[Opening Input section]

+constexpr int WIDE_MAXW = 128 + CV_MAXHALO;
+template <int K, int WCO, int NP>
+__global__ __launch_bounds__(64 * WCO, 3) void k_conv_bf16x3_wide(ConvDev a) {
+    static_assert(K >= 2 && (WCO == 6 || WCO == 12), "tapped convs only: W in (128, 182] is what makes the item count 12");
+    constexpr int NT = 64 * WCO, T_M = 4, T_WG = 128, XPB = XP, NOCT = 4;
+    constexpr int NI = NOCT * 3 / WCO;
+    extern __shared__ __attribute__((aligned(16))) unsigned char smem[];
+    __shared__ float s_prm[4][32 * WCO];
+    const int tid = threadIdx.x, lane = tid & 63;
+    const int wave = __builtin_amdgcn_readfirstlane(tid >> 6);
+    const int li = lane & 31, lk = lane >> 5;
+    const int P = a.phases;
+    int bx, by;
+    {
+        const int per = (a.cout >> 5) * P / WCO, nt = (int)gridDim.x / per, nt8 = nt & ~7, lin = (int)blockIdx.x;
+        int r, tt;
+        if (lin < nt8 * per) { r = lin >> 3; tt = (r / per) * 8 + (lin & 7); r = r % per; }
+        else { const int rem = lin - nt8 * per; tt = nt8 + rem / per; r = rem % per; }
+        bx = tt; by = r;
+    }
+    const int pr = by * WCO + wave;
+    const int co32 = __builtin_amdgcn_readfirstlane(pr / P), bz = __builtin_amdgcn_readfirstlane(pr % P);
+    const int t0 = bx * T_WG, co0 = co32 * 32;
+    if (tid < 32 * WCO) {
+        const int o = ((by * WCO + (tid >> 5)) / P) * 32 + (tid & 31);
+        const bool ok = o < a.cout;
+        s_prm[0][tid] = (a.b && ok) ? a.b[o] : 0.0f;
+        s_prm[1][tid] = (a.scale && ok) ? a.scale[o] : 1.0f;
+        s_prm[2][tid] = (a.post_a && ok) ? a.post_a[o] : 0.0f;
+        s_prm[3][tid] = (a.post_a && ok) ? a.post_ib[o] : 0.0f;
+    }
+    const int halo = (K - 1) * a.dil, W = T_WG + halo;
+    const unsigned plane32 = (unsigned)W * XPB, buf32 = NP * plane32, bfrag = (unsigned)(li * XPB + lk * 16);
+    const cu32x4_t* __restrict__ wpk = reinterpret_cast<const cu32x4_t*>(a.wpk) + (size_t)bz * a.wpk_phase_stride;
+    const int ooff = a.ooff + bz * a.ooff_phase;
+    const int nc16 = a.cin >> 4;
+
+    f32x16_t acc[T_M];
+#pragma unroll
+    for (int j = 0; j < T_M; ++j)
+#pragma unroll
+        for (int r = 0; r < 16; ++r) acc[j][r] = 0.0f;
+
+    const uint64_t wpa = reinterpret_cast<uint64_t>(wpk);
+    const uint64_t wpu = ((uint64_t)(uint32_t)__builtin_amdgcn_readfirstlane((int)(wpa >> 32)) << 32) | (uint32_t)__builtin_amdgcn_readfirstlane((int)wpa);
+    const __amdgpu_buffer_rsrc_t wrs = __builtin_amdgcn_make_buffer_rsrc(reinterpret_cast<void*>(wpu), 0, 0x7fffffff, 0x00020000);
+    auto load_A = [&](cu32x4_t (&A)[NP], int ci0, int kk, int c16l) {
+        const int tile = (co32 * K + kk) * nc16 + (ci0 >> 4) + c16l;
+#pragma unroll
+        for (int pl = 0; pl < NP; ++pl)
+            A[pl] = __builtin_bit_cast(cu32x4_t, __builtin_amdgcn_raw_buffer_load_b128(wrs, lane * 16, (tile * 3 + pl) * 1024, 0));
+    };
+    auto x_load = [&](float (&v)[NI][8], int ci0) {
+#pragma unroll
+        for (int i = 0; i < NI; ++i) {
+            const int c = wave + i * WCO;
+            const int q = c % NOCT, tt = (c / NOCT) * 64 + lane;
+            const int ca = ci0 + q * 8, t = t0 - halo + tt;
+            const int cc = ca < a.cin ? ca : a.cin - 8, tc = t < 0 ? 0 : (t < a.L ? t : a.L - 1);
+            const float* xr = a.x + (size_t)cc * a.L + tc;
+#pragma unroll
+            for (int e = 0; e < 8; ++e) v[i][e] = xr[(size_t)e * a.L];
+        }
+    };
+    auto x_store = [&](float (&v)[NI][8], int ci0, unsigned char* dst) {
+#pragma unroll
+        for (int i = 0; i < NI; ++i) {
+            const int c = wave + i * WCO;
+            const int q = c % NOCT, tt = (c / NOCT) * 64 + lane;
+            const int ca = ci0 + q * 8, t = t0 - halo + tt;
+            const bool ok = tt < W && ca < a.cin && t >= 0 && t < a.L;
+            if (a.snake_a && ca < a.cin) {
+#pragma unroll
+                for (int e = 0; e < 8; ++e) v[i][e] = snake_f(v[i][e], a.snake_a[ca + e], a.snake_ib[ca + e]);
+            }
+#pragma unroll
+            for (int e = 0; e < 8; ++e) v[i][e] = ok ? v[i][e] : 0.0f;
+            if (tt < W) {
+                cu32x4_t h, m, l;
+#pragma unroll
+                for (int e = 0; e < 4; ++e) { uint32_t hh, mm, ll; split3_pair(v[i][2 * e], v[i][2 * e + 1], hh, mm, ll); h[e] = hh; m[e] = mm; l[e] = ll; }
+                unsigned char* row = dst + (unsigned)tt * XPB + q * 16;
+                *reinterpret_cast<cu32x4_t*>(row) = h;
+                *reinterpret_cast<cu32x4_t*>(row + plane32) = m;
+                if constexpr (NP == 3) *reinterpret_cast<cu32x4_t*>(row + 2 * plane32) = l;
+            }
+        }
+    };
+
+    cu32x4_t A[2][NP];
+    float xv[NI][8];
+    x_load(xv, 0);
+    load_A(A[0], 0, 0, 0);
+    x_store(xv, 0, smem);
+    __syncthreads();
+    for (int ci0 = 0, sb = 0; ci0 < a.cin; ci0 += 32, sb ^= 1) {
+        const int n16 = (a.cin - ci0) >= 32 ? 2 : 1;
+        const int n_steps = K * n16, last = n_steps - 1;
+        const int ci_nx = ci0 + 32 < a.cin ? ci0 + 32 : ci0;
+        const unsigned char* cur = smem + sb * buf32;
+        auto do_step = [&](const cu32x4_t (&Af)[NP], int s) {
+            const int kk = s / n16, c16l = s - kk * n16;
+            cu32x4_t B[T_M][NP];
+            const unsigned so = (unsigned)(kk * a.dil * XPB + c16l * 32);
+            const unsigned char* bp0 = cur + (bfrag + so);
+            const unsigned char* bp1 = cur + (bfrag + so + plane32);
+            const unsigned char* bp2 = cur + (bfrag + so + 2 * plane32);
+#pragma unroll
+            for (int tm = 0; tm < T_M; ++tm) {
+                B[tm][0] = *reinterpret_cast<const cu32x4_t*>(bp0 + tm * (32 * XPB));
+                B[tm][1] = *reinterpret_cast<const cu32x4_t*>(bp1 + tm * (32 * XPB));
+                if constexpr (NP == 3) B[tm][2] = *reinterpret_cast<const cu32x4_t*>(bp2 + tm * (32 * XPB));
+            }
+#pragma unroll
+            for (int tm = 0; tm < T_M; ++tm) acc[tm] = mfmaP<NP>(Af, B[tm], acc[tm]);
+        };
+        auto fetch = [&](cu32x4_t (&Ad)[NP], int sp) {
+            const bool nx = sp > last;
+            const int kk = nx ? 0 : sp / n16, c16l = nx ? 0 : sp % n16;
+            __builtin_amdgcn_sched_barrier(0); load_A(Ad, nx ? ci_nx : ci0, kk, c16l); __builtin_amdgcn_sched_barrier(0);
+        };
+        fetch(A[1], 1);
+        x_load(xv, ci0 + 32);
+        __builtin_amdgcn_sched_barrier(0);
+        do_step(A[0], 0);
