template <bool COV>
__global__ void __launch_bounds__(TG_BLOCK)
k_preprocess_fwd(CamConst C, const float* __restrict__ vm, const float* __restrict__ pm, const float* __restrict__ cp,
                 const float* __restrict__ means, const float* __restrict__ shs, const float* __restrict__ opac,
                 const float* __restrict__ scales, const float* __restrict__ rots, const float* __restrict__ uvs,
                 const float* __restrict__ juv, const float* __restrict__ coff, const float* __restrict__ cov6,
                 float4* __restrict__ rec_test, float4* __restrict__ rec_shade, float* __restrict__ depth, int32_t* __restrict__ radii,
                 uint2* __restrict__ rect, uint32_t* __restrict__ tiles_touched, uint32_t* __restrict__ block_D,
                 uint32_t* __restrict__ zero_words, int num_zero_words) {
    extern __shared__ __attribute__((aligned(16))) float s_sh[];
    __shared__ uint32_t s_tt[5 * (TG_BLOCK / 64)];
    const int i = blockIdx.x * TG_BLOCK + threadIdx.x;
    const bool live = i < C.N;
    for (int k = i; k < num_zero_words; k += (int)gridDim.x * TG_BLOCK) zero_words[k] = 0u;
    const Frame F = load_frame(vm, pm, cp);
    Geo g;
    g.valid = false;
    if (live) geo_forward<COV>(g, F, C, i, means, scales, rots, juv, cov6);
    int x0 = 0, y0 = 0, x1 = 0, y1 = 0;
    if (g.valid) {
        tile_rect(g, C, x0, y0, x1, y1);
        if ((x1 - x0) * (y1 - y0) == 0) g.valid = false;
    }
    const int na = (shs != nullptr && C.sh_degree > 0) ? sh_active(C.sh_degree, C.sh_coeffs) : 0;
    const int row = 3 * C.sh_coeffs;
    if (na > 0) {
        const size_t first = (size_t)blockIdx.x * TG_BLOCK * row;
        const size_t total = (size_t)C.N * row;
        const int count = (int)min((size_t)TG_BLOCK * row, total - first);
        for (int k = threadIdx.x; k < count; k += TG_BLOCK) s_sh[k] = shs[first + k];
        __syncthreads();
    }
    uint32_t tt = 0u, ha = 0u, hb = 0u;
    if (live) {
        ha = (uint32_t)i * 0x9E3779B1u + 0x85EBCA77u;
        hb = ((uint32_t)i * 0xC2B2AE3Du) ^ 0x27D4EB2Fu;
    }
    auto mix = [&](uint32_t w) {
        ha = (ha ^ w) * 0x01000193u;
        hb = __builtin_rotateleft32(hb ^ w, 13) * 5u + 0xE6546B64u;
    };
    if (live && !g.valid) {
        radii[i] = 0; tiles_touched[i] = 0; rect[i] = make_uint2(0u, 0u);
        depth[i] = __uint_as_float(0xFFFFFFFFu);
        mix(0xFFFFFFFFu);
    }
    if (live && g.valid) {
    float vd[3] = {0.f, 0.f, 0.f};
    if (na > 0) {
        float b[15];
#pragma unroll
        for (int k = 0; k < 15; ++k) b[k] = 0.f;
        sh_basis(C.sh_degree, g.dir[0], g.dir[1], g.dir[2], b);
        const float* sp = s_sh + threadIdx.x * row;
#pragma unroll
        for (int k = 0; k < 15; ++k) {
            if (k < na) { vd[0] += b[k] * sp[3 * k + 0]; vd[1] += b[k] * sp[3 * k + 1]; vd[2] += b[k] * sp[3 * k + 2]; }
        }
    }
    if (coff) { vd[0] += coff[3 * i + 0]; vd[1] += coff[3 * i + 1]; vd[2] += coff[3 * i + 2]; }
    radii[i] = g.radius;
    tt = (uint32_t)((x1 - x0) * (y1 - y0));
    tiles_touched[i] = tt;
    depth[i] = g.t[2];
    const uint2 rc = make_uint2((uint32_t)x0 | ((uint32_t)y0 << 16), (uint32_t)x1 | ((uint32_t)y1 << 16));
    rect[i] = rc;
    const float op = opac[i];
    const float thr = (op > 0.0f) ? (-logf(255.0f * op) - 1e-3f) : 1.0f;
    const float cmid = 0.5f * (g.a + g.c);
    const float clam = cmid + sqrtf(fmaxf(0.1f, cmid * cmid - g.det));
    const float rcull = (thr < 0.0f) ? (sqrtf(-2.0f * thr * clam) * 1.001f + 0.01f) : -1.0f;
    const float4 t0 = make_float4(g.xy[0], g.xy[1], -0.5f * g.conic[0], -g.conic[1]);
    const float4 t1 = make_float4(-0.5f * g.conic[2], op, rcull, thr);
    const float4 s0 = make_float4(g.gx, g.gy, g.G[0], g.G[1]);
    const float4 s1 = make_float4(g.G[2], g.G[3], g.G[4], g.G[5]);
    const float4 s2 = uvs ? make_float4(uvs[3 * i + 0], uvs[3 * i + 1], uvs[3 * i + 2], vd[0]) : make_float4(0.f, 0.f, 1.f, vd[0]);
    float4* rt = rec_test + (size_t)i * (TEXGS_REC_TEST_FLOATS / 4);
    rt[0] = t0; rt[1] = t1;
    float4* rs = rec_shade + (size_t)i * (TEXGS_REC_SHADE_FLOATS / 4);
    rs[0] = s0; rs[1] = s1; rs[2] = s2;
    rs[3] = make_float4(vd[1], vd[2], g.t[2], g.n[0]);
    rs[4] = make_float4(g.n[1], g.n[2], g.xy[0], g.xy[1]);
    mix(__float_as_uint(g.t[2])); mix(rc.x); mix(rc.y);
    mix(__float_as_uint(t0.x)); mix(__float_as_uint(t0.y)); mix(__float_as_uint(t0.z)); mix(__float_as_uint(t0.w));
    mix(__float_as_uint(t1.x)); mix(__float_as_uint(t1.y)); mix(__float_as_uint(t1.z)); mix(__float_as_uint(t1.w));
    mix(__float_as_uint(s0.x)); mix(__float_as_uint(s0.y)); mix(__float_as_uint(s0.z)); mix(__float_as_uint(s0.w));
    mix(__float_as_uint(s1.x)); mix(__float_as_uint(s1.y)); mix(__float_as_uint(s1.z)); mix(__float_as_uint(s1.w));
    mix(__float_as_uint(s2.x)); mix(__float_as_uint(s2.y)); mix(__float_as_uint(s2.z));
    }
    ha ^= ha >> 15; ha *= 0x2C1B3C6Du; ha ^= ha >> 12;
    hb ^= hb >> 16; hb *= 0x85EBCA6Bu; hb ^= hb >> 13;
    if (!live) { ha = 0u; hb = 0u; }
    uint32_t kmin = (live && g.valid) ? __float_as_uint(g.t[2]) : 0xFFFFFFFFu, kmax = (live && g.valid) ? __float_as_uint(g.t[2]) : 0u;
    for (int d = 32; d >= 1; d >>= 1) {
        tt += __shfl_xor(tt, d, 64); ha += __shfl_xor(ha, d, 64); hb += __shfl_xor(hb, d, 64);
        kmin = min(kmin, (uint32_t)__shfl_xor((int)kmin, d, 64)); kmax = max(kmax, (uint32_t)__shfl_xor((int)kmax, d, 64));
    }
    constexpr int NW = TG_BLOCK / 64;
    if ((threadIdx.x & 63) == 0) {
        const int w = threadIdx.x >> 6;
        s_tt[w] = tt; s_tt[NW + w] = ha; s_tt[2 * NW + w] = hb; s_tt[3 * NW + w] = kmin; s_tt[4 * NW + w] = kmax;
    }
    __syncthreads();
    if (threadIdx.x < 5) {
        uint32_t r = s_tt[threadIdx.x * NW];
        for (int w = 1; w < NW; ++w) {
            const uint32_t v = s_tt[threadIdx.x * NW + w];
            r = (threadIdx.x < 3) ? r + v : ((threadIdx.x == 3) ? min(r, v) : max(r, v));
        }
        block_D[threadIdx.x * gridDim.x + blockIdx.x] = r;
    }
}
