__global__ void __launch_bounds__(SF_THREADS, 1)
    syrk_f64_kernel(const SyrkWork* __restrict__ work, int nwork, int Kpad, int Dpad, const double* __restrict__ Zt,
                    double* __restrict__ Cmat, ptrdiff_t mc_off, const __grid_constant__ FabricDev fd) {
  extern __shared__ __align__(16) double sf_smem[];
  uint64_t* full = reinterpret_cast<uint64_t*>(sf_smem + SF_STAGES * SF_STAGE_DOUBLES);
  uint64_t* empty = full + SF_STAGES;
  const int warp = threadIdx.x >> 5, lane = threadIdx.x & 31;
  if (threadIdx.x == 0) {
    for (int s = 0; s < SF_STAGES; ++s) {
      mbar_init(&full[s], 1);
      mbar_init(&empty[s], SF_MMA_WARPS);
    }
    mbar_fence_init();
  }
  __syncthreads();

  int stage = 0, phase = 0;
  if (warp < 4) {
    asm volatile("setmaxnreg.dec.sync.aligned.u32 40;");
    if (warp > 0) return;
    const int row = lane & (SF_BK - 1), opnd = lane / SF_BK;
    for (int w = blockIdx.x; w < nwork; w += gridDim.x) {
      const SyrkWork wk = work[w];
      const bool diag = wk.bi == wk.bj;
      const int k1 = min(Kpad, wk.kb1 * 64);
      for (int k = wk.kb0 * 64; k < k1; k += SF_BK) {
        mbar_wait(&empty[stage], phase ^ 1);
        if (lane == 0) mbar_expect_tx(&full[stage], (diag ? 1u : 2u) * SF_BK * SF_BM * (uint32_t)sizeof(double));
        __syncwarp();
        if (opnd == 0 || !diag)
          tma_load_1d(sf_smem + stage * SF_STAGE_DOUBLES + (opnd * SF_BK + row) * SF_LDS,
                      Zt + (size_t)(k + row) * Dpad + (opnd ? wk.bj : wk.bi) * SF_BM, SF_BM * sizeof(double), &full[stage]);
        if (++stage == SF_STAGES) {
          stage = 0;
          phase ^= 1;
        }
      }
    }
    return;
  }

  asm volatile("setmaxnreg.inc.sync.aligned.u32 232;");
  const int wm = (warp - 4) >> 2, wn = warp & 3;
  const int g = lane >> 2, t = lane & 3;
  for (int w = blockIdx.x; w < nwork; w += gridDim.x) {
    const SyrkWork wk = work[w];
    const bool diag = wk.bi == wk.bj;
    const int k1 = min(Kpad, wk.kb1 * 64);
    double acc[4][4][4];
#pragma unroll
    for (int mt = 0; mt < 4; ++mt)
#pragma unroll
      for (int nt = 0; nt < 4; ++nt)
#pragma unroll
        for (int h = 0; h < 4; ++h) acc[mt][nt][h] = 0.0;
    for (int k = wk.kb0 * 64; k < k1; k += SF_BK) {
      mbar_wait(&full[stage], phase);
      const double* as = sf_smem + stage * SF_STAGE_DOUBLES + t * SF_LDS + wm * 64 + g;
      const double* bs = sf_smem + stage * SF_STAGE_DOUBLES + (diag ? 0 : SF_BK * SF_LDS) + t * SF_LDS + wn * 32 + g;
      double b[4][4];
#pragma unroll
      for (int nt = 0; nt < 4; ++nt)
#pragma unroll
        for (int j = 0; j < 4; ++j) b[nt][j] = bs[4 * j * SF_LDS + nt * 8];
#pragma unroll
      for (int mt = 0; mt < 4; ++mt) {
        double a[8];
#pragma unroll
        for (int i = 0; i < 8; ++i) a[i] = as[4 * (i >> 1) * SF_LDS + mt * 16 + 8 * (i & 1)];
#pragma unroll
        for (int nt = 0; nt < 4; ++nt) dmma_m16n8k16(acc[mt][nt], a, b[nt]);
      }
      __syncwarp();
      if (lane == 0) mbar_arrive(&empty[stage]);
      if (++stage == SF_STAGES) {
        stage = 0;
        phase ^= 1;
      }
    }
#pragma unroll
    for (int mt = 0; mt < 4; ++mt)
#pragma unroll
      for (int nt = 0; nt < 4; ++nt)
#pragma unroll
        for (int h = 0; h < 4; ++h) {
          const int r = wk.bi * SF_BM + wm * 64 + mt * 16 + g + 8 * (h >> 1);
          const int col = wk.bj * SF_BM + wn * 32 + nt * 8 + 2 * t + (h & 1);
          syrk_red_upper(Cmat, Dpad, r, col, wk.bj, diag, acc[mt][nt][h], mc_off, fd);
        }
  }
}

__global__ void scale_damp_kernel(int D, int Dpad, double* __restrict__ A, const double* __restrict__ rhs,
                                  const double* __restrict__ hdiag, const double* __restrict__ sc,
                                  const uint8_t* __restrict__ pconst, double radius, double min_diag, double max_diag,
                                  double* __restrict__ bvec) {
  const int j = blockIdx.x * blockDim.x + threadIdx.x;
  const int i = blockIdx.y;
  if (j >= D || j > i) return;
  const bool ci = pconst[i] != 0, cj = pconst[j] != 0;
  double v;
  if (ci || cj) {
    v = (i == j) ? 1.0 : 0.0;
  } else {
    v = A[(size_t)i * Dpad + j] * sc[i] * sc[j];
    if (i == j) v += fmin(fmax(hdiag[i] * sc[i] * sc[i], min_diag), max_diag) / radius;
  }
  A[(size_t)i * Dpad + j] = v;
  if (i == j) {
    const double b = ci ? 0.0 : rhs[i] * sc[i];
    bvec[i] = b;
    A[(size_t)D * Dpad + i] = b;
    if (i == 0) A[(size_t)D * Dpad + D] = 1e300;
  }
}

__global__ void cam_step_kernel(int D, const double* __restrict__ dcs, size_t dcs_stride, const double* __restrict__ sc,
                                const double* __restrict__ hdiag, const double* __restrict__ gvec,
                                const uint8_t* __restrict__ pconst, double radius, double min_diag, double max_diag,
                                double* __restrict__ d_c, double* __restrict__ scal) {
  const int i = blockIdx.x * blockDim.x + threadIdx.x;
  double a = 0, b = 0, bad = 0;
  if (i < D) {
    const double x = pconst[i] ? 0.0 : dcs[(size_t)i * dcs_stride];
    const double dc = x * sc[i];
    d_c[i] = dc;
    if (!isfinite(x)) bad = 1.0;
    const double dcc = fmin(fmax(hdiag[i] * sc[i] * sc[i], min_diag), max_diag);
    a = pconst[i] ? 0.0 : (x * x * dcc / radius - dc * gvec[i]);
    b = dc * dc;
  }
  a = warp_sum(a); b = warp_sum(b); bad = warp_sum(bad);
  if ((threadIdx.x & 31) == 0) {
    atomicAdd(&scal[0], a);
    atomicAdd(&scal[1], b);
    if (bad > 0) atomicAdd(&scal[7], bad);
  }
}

[Closing Input section]

# [What to do]
Go through the listing above. Show each line where the word "cout" is found.

# [Solution to the exercise]
+        const int per = (a.cout >> 5) * P / WCO, nt = (int)gridDim.x / per, nt8 = nt & ~7, lin = (int)blockIdx.x;
+        const bool ok = o < a.cout;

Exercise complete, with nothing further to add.